Sie sollten, falls noch nicht geschehen, einfach mal solche Tools wie ChatGPT oder Google Bard ausprobieren und mit ihnen Experimente durchführen. Meine Empfehlung lautet: »Lassen Sie sich von ihnen beispielsweise mal eine Arbeitsanweisung schreiben oder anhand hochgeladener Daten einen Businessplan erstellen.« Wenn Entscheider das tun, sind sie in der Regel von den Ergebnissen positiv überrascht. Das bewirkt oft ein Umdenken. Das heißt, sie beginnen darüber nachzudenken, inwieweit sich durch den KI-Einsatz eventuell die Arbeit in gewissen Bereichen unseres Betriebs effektivieren oder gar revolutionieren ließe.
Was sollten die Entscheider tun, um die nötigen Veränderungsprozesse in ihrer Organisation in Gang zu setzen?
Wichtig ist das Entwickeln einer KI-Roadmap.
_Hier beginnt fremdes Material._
constexpr int kPNW = 8;
__global__ void __launch_bounds__(64 * kPNW, 4) k_pspecw(StagedArgs a) {
  __shared__ __attribute__((aligned(16))) float2 Rg[kPNW][wfft::kSlots];
  __shared__ WaveTabs tb;
  const int tid = threadIdx.x, lane = tid & 63, wv = tid >> 6;
  wave_tabs_load(tb, a.plan, tid, 64 * kPNW);
  wfft::Tw tw;
  wfft::load_tw(tw, reinterpret_cast<const float2 *>(a.plan->tw960), lane);
  __syncthreads();
  float2 *R = Rg[wv];
  const long long nb = ((long long)a.n_streams * a.V + kWB - 1) / kWB;
  for (long long g = wave_first<kPNW>(a, kWavePspec, kWorkPspec, lane); g < nb;
       g = wave_next<kPNW>(a, kWavePspec, kWorkPspec, lane, g)) {
    const int fl = batch_frames(a, g, lane);
    const int pl = fl >= 0 ? a.pitch[fl] : 0;
    settle(pl);
#pragma unroll 1
    for (int fr = 0; fr < kWB; fr++) {
      const int f = lane_val(fl, fr);
      if (f < 0) continue;
      const float v34 = pspec_frame(a, f, lane_val(pl, fr), tb, tw, R, lane);
      if (lane < 7) a.f34[(size_t)f * 8 + lane] = v34;
    }
  }
}

constexpr int kSNW = 8;
constexpr int kSOcc = 4;
struct SynthTabs {
  BandEdges T;
  wfft::TwTab tw;
  float hw[kFrame];
};
__global__ void __launch_bounds__(64 * kSNW, kSOcc) k_synthw(StagedArgs a) {
  __shared__ __attribute__((aligned(16))) float2 Rg[kSNW][wfft::kSlots];
  __shared__ SynthTabs tb;
  __shared__ float bp[kSNW][3][kBands + 2];
  const int tid = threadIdx.x, lane = tid & 63, wv = tid >> 6;
  bandedges_load(tb.T, a.plan, tid, 64 * kSNW);
  wfft::load_twtab(tb.tw, reinterpret_cast<const float2 *>(a.plan->tw960), tid, 64 * kSNW);
  for (int i = tid; i < kFrame; i += 64 * kSNW) tb.hw[i] = a.plan->half_window[i];
  wfft::Tw tw;
  wfft::load_tw(tw, reinterpret_cast<const float2 *>(a.plan->tw960), lane);
  __syncthreads();
  const BandEdges &T = tb.T;
  float2 *R = Rg[wv];
  float *tr = reinterpret_cast<float *>(R);
  float *rr = bp[wv][0], *nrm = bp[wv][1], *gsm = bp[wv][2];
  const long long nb = ((long long)a.n_streams * a.V + kWB - 1) / kWB;
  for (long long g = wave_first<kSNW>(a, kWaveSynth, kWorkSynth, lane); g < nb;
       g = wave_next<kSNW>(a, kWaveSynth, kWorkSynth, lane, g)) {
    const int fl = batch_frames(a, g, lane);
    const int sl = fl >= 0 ? a.silence[fl] : 0;
    settle(sl);
    for (int fr = 0; fr < kWB; fr++) {
      const int f = lane_val(fl, fr);
      if (f < 0) continue;
      const bool fil = !lane_val(sl, fr);
      const float2 *X = a.X + (size_t)f * kFreq;
      const float2 *P = a.P + (size_t)f * kFreq;
      float2 xv[8], pv[8];
#pragma unroll
      for (int r = 0; r < 8; r++) xv[r] = X[min(64 * r + lane, kFreq - 1)];
#pragma unroll
      for (int r = 0; r < 8; r++) pv[r] = P[min(64 * r + lane, kFreq - 1)];
      const size_t o = (size_t)f * kBands + min(lane, kBands - 1);
      const float Exp = a.Exp[o], Ex = a.Ex[o], Ep = a.Ep[o];
      const float gg = a.gr[o], gs = a.gs[o];
      if (fil) {
        if (lane < kBands) {
          float r;
          if (Exp > gg)
            r = 1;
          else
            r = (float)((double)((Exp * Exp) * (1 - (gg * gg))) / (.001 + (double)((gg * gg) * (1 - (Exp * Exp)))));
          float cl = (0 > r) ? 0 : r;
          cl = (1 < cl) ? 1 : cl;
          r = (float)sqrt((double)cl);
          r = (float)((double)r * sqrt((double)Ex / (1e-8 + (double)Ep)));
          rr[lane] = r;
          gsm[lane] = gs;
        }
        wfft::wsync();
#pragma unroll
        for (int r = 0; r < 8; r++) {
          const int n = 64 * r + lane;
          if (n < kFreq) {
            const float rf = interp_gain_t(rr, T, n);
            xv[r].x += rf * pv[r].x;
            xv[r].y += rf * pv[r].y;
            if (n < 400) band_terms(xv[r], xv[r], T, n, tr[n], tr[400 + n]);
          }
        }
        wfft::wsync();
        if (lane < kBands) {
          const float newE = band_chain(tr, tr + 400, T, lane);
          nrm[lane] = (float)sqrt((double)Ex / (1e-8 + (double)newE));
        }
        wfft::wsync();
#pragma unroll
        for (int r = 0; r < 8; r++) {
          const int n = 64 * r + lane;
          if (n < kFreq) {
            const float nf = interp_gain_t(nrm, T, n);
            xv[r].x *= nf;
            xv[r].y *= nf;
            const float gf = interp_gain_t(gsm, T, n);
            xv[r].x *= gf;
            xv[r].y *= gf;
          }
        }
      }
#pragma unroll
      for (int r = 0; r < 8; r++)
        if (64 * r + lane < kFreq) R[64 * r + lane] = xv[r];
      wfft::wsync();
      float2 v[16];
#pragma unroll
      for (int k = 0; k < 16; k++) {
        const int i = wfft::in_index(lane, k);
        float2 val = make_float2(0, 0);
        if (lane < 60) {
          if (i < kFreq) {
            val = R[i];
          } else {
            const float2 c = R[kWin - i];
            val = make_float2(c.x, -c.y);
          }
        }
        v[k] = make_float2(kScale960 * val.x, kScale960 * val.y);
      }
      wfft::wsync();
      wfft::run(v, tw, tb.tw, R, lane);
      float *y = a.ys + (size_t)f * kWin;
#pragma unroll
      for (int r = 0; r < 15; r++) {
        const int n = 64 * r + lane;
        const int i = (n == 0) ? 0 : kWin - n;
        const float yv = kWin * v[r].x;
        y[i] = yv * win960(tb.hw, i);
      }
      wfft::wsync();
    }
  }
}

constexpr int kFbSlots = 1040;
constexpr int kFbMag = 256;

struct FbTabs {
  float2 t4[4][3][16];
  float2 t5[4][3][64];
};

struct FbTw {
  float2 s2[4][3], s3[3], tw0;
};
__device__ __forceinline__ void fftb_tabs_load(FbTabs &tb, const Plan *__restrict__ P, int tid, int nt) {
  const float2 *__restrict__ twb = reinterpret_cast<const float2 *>(P->twb);
  for (int i = tid; i < 4 * 3 * 16; i += nt) {
    const int d2 = i / 48, r = (i / 16) % 3, u = i % 16;
    tb.t4[d2][r][u] = twb[4 * (r + 1) * (u + 16 * d2)];
  }
  for (int i = tid; i < 4 * 3 * 64; i += nt) {
    const int d3 = i / 192, r = (i / 64) % 3, l = i % 64;
    tb.t5[d3][r][l] = twb[(r + 1) * (l + 64 * d3)];
  }
}
__device__ __forceinline__ void fftb_tw_load(FbTw &w, const Plan *__restrict__ P, int lane) {
  const float2 *__restrict__ twb = reinterpret_cast<const float2 *>(P->twb) + opaque0();
#pragma unroll
  for (int d0 = 0; d0 < 4; d0++)
#pragma unroll
    for (int r = 0; r < 3; r++) w.s2[d0][r] = twb[64 * (r + 1) * d0];
#pragma unroll
  for (int r = 0; r < 3; r++) w.s3[r] = twb[16 * (r + 1) * (lane >> 2)];
  w.tw0 = twb[0];
}

__device__ __forceinline__ float fftb_bands(float2 (&v)[16], float2 *R, float *mag, const FbTabs &tb,
                                            const StagedArgs &a, int lane) {
  const Plan *__restrict__ P = a.plan;
  FbTw w;
  fftb_tw_load(w, P, lane);
  const float2 *__restrict__ sup = reinterpret_cast<const float2 *>(P->superb);
  const int nb = a.n_bands, lo = a.bin_lo_all, hi = a.bin_hi_all;
#pragma unroll
  for (int d1 = 0; d1 < 4; d1++) {
    float2 F[4] = {v[d1], v[d1 + 4], v[d1 + 8], v[d1 + 12]};
    bfly4(F, 1, w.tw0, w.tw0, w.tw0);
#pragma unroll
    for (int u = 0; u < 4; u++) v[d1 + 4 * u] = F[u];
  }
#pragma unroll
  for (int d0 = 0; d0 < 4; d0++) {
    float2 F[4] = {v[4 * d0], v[4 * d0 + 1], v[4 * d0 + 2], v[4 * d0 + 3]};
    bfly4(F, 1, w.s2[d0][0], w.s2[d0][1], w.s2[d0][2]);
#pragma unroll
    for (int u = 0; u < 4; u++) v[4 * d0 + u] = F[u];
  }
  wfft::wsync();
  {
    float2 *wr = R + (lane & 3) + 260 * ((lane >> 2) & 3) + 64 * (lane >> 4);
#pragma unroll
    for (int r = 0; r < 16; r++) wr[4 * (r >> 2) + 16 * (r & 3)] = v[r];
  }
  wfft::wsync();
  {
    const float2 *rd = R + lane;
#pragma unroll
    for (int r = 0; r < 16; r++) v[r] = rd[64 * (r & 3) + 260 * (r >> 2)];
  }
#pragma unroll
  for (int d3 = 0; d3 < 4; d3++) {
    float2 F[4] = {v[4 * d3], v[4 * d3 + 1], v[4 * d3 + 2], v[4 * d3 + 3]};
    bfly4(F, 1, w.s3[0], w.s3[1], w.s3[2]);
#pragma unroll
    for (int u = 0; u < 4; u++) v[4 * d3 + u] = F[u];
  }
#pragma unroll
  for (int d2 = 0; d2 < 4; d2++) {
    float2 F[4] = {v[d2], v[d2 + 4], v[d2 + 8], v[d2 + 12]};
    const int u16 = lane >> 2;
    bfly4(F, 1, tb.t4[d2][0][u16], tb.t4[d2][1][u16], tb.t4[d2][2][u16]);
#pragma unroll
    for (int u = 0; u < 4; u++) v[d2 + 4 * u] = F[u];
  }
  wfft::wsync();
  {
    float2 *wr = R + (lane >> 2) + 260 * (lane & 3);
#pragma unroll
    for (int r = 0; r < 16; r++) wr[16 * (r & 3) + 64 * (r >> 2)] = v[r];
  }
  wfft::wsync();
  {
    const float2 *rd = R + lane;
#pragma unroll
    for (int r = 0; r < 16; r++) v[r] = rd[64 * (r & 3) + 260 * (r >> 2)];
  }
#pragma unroll
  for (int d3 = 0; d3 < 4; d3++) {
    float2 F[4] = {v[d3], v[d3 + 4], v[d3 + 8], v[d3 + 12]};
    bfly4(F, 1, tb.t5[d3][0][lane], tb.t5[d3][1][lane], tb.t5[d3][2][lane]);
#pragma unroll
    for (int u = 0; u < 4; u++) v[d3 + 4 * u] = F[u];
  }
  wfft::wsync();
#pragma unroll
  for (int r = 0; r < 16; r++) R[64 * r + lane] = v[r];
  wfft::wsync();
  const int nc = 1024;
  for (int k = lo + lane; k <= hi; k += 64) {
    float re, imv;
    if (k == 0) {
      re = R[0].x + R[0].y;
      imv = 0;
    } else if (k == nc) {
      re = R[0].x - R[0].y;
      imv = 0;
    } else {
      const int kk = (k < nc / 2) ? k : nc - k;
      const float2 fpk = R[kk];
      const float2 fpnk = make_float2(R[nc - kk].x, -R[nc - kk].y);
      const float2 f1k = cadd(fpk, fpnk), f2k = csub(fpk, fpnk);
      const float2 tw2 = cmul(f2k, sup[kk - 1]);
      if (k < nc / 2) {
        re = (f1k.x + tw2.x) * ((float).5);
        imv = (f1k.y + tw2.y) * ((float).5);
      } else {
        re = (f1k.x - tw2.x) * ((float).5);
        imv = (tw2.y - f1k.y) * ((float).5);
      }
    }
    const float r2 = re * re, i2 = imv * imv;
    mag[k - lo] = sqrtf(r2 + i2) * P->norm_b;
  }
  wfft::wsync();
  float acc = 0.0f;
  if (lane < nb)
    for (int k = a.band_lo[lane]; k <= a.band_hi[lane]; k++) acc += mag[k - lo];
  wfft::wsync();
  return acc;
}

Im ersten Schritt gilt es dabei, die möglichen Potenziale für eine Automatisierung mit Hilfe der KI zu identifizieren. Im nächsten Schritt geht es dann darum, die Potenziale zu konkreten Anwendungsfällen weiterzuentwickeln, Ziele zu definieren und Teams aufzubauen. Ein strukturiertes, zielorientiertes Vorgehen hierbei ist gerade bei Mittelständlern wichtig, weil ihre Ressourcen meist viel begrenzter als die von Konzernen sind.
Wie wichtig ist es dabei, eine Vision zu haben, wohin das Unternehmen sich entwickeln und welche Ziele es erreichen möchte?
Extrem wichtig; auch um möglichst wenig Zeit zu verschwenden. Denn während zurzeit die einen Unternehmen noch überlegen, ob sie sich mit dem Thema KI überhaupt befassen sollen, nutzen andere diese bereits. Das Tempo der Veränderung bzw. Transformation ist rasant gestiegen. Deshalb wird sich auch schneller zeigen, welche Unternehmen zu den Gewinnern und Verlierern des verstärkten KI-Einsatzes in der Wirtschaft und Gesellschaft zählen.